### Exercise prompt
Go through the listing below and gather every line with the word "begin".

### Source records
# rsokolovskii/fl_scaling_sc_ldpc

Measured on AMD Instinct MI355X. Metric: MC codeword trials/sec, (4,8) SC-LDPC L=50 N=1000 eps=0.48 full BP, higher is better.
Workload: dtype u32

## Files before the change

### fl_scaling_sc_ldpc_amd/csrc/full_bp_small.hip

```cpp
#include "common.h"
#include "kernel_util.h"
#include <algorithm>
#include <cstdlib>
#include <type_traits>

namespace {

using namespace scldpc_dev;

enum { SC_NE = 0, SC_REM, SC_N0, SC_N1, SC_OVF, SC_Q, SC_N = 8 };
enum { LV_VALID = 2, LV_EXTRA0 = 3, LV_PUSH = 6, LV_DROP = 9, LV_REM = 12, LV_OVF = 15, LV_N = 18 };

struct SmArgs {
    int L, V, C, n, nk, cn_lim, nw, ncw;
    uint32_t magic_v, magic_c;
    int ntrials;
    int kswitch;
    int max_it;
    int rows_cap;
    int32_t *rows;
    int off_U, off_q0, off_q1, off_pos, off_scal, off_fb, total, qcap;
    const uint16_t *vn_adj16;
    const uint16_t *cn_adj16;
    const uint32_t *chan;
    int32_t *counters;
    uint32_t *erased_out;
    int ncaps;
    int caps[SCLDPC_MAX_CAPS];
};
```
...
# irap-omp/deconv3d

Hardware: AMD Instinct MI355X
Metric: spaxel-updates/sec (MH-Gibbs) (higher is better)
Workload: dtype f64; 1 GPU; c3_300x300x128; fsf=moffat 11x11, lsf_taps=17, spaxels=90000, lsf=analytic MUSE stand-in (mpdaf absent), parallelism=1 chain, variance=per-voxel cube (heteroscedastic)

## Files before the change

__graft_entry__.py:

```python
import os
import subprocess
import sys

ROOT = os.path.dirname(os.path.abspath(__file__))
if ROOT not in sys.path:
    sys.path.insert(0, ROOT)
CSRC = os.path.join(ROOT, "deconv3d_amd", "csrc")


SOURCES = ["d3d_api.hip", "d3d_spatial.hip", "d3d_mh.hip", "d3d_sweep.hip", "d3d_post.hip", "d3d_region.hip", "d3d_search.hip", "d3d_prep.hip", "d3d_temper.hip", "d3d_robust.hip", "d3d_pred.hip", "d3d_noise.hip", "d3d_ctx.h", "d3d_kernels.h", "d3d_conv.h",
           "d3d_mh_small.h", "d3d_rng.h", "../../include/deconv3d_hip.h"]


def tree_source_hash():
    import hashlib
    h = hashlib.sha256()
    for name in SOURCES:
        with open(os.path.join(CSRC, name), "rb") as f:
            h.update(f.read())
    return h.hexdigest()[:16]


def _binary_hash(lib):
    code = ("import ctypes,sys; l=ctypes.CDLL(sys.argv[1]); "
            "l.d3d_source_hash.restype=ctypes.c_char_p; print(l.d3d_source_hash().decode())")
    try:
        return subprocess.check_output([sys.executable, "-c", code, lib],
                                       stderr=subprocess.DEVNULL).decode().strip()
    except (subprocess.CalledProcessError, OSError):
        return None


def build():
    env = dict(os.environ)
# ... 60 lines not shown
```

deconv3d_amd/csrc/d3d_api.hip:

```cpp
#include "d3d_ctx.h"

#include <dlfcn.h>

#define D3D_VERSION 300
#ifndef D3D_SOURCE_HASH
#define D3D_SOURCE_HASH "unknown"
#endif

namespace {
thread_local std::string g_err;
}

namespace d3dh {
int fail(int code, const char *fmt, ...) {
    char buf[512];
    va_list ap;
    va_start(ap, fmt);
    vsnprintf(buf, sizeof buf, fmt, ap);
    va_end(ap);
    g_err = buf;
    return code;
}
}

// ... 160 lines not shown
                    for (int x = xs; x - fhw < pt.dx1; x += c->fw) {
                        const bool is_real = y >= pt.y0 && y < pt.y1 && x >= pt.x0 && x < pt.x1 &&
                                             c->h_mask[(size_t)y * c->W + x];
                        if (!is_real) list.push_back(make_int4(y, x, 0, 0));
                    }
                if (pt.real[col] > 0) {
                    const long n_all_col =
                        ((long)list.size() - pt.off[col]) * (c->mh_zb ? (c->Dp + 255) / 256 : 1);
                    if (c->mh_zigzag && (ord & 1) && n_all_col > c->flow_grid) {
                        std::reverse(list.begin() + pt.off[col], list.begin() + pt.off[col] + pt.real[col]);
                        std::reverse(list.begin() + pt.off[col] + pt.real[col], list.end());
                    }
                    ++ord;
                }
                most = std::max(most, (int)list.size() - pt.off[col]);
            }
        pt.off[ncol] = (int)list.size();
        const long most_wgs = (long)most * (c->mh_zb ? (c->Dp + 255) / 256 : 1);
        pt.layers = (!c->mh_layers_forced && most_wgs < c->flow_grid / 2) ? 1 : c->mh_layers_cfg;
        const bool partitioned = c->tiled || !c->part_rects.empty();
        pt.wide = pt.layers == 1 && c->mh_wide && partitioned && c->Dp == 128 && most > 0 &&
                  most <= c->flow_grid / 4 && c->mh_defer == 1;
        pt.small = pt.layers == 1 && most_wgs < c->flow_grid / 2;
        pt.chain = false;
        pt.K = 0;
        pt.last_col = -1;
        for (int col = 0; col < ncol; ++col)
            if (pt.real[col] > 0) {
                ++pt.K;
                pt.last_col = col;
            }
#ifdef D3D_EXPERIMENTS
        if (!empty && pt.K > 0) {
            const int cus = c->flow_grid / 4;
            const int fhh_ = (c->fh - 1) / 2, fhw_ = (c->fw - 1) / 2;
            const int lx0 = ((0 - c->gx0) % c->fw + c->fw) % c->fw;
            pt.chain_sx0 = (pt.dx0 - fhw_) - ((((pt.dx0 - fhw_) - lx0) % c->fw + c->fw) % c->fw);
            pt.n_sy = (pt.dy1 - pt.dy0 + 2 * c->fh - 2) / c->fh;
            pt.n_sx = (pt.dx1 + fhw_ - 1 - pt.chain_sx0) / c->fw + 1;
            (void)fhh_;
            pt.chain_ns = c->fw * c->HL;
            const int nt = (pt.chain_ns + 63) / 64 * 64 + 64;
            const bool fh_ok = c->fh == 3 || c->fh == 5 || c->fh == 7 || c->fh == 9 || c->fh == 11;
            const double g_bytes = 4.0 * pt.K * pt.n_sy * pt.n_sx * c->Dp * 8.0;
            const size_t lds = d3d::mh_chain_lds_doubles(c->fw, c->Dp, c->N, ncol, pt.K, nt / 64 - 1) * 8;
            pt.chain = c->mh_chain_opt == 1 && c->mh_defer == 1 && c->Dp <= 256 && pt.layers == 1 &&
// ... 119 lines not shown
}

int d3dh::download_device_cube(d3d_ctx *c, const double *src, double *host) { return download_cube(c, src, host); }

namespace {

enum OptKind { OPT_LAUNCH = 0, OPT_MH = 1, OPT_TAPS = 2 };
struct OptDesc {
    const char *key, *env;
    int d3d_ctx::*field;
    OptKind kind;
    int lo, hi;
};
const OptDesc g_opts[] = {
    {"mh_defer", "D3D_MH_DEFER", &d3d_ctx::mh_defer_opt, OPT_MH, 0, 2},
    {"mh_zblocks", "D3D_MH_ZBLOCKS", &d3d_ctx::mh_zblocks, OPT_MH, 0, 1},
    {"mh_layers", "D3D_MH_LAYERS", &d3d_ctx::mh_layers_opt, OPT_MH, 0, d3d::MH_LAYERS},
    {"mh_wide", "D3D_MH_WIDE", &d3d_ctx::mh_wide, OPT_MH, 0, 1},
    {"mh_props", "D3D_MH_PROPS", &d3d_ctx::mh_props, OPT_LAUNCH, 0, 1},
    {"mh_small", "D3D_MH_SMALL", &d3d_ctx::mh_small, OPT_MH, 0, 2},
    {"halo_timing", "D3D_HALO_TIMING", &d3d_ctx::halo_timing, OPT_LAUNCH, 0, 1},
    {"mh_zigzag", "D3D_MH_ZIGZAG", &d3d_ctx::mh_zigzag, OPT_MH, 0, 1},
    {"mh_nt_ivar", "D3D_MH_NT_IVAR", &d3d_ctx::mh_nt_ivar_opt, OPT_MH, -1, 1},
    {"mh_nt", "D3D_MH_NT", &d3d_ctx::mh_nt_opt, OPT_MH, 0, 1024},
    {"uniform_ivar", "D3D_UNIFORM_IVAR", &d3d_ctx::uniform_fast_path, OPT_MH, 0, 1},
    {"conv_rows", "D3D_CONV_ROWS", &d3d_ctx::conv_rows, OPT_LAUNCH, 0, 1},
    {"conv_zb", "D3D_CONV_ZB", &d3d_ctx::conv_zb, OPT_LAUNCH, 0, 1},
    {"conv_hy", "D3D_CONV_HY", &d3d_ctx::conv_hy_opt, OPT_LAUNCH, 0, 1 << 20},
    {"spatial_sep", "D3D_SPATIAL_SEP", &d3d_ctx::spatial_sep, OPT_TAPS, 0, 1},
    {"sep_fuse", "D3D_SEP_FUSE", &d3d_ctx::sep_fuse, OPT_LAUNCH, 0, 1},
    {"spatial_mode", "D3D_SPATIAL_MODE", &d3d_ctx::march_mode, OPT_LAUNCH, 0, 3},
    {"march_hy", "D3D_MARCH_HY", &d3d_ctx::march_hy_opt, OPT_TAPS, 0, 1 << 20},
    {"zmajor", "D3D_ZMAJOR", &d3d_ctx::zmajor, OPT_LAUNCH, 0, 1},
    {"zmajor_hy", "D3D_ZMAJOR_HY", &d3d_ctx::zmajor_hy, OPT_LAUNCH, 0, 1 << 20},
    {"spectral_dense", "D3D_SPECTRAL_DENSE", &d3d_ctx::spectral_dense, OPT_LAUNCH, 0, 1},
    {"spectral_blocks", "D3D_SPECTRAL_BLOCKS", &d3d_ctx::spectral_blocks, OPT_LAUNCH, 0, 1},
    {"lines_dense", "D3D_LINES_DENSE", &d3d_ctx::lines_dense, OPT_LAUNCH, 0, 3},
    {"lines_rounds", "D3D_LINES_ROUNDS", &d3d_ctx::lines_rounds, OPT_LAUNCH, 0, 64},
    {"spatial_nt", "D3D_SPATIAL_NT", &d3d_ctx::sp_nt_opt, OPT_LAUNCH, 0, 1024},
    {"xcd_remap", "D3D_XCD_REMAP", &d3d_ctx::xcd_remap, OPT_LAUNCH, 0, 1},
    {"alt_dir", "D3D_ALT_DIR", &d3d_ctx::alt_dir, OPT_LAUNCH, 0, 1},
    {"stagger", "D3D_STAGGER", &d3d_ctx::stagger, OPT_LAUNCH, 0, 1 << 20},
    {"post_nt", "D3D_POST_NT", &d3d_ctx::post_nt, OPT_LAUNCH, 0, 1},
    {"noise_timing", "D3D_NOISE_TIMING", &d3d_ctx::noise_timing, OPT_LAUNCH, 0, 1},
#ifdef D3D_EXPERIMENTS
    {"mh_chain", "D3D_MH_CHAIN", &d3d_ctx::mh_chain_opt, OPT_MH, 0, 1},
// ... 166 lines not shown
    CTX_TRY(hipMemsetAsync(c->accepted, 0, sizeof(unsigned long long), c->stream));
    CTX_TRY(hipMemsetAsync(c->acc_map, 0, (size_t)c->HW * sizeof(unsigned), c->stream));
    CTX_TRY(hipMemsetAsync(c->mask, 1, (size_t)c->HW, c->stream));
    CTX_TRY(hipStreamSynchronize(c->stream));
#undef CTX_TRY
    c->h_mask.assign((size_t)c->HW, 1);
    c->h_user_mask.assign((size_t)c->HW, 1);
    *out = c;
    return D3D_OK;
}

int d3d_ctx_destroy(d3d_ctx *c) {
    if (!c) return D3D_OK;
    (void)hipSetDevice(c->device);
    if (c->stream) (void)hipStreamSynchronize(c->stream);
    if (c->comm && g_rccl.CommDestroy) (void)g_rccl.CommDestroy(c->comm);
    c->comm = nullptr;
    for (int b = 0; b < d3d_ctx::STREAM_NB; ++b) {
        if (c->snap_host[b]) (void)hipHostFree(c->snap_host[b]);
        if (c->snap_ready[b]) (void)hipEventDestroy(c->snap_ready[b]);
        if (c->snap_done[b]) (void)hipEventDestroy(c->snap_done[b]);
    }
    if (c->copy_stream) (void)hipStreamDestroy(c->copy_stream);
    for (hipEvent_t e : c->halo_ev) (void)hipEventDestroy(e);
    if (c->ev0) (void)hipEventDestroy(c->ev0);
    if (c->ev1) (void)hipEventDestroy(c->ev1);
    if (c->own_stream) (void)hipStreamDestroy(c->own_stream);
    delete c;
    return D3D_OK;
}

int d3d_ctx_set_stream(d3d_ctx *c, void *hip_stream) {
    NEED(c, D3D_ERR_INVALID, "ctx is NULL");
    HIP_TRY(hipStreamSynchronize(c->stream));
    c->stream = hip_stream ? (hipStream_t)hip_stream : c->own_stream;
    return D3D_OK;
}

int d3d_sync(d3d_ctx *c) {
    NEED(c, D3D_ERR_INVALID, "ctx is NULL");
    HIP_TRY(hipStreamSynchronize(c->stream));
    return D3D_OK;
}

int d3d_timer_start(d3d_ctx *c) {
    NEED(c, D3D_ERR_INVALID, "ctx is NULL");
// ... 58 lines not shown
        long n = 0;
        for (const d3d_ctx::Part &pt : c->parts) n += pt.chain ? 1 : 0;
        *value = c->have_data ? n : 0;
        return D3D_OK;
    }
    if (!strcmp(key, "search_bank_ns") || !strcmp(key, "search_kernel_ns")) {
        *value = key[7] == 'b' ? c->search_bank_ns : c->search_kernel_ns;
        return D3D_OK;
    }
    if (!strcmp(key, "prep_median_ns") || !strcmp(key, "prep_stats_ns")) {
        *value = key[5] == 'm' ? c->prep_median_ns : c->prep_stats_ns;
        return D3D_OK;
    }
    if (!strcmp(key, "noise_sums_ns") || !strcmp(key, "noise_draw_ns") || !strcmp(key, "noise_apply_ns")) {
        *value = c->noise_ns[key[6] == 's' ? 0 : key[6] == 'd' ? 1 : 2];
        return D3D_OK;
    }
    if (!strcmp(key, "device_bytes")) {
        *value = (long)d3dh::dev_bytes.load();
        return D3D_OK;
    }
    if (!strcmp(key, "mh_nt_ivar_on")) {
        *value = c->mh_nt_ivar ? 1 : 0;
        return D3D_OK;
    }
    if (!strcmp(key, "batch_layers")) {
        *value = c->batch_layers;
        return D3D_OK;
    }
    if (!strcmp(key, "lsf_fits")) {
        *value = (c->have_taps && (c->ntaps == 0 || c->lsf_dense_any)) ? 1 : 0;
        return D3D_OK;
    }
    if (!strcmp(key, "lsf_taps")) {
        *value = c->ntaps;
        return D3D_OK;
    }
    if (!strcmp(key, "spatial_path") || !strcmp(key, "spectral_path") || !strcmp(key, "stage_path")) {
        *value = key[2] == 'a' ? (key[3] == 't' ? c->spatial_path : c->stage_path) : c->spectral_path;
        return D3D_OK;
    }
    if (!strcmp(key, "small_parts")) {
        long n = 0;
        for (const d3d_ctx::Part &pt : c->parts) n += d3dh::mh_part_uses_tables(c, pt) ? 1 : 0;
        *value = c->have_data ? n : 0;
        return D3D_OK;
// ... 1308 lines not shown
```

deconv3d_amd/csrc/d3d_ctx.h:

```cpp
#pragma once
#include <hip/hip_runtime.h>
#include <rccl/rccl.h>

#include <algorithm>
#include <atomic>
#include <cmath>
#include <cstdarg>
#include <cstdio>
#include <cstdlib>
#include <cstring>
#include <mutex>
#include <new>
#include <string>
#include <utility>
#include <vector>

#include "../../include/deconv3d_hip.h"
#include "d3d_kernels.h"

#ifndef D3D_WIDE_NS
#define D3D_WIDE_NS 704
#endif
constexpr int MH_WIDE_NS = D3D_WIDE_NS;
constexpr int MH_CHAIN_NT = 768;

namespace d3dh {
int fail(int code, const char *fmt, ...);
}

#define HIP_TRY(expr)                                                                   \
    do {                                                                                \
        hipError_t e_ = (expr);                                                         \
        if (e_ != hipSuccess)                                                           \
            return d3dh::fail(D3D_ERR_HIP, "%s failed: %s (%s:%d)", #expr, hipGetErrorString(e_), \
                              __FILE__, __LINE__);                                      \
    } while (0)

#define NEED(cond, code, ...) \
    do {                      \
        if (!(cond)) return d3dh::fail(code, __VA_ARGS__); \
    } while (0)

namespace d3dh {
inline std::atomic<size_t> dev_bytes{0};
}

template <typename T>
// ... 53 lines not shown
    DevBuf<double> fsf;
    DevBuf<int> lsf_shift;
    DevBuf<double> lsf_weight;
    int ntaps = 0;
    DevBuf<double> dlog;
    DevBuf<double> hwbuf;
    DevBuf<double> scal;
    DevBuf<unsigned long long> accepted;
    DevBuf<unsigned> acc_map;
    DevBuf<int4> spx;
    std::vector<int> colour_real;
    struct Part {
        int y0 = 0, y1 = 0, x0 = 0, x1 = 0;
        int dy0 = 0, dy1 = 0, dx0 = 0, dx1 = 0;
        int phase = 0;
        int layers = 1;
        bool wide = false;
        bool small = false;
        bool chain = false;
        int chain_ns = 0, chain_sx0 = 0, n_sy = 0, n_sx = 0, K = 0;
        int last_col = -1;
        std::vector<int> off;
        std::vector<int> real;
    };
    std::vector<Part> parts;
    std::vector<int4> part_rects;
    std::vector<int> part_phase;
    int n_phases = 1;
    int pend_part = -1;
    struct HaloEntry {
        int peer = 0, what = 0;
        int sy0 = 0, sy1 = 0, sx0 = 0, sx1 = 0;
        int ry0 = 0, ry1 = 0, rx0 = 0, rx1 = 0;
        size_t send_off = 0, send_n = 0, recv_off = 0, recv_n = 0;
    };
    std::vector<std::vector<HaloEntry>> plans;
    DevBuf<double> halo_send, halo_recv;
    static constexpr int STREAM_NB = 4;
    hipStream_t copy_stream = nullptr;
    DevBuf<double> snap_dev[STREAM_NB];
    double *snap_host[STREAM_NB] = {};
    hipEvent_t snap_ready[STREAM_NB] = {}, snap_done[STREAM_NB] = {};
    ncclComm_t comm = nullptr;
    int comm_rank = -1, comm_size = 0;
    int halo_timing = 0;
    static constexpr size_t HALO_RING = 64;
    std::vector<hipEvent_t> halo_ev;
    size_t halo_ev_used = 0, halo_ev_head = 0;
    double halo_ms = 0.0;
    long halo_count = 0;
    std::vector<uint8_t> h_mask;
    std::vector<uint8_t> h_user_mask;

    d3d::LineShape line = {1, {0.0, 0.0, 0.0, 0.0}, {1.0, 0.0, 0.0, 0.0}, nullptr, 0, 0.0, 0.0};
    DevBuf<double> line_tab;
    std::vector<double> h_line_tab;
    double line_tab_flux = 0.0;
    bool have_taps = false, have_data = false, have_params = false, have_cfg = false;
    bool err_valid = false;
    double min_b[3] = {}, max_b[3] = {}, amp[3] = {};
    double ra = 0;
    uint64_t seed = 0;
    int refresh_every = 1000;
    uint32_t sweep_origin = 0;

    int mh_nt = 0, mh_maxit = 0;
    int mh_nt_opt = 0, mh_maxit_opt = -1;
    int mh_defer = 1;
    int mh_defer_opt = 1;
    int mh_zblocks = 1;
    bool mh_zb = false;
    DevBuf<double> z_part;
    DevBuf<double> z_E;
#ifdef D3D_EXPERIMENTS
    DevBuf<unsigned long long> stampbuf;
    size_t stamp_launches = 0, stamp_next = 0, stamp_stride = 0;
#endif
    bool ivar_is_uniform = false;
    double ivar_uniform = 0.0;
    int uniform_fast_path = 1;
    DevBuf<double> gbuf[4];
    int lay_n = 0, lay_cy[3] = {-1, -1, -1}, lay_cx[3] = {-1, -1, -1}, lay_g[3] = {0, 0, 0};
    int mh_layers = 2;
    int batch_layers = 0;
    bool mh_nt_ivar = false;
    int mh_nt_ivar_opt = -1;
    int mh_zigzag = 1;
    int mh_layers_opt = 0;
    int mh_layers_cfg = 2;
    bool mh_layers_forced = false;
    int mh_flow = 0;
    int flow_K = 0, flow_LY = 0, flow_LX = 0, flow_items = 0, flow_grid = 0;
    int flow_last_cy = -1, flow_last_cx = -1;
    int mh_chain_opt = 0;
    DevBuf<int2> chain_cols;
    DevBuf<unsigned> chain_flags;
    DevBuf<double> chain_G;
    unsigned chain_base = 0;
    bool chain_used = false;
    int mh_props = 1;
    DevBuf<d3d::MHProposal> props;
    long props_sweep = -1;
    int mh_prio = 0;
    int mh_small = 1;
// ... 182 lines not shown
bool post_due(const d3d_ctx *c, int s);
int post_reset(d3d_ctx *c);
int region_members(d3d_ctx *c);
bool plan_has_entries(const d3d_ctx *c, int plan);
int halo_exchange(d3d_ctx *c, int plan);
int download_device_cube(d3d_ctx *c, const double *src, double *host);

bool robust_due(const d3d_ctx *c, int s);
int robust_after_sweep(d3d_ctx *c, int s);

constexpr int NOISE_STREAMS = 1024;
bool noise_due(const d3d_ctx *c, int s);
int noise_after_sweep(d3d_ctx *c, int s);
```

### Answer below
                        std::reverse(list.begin() + pt.off[col], list.begin() + pt.off[col] + pt.real[col]);
                        std::reverse(list.begin() + pt.off[col] + pt.real[col], list.end());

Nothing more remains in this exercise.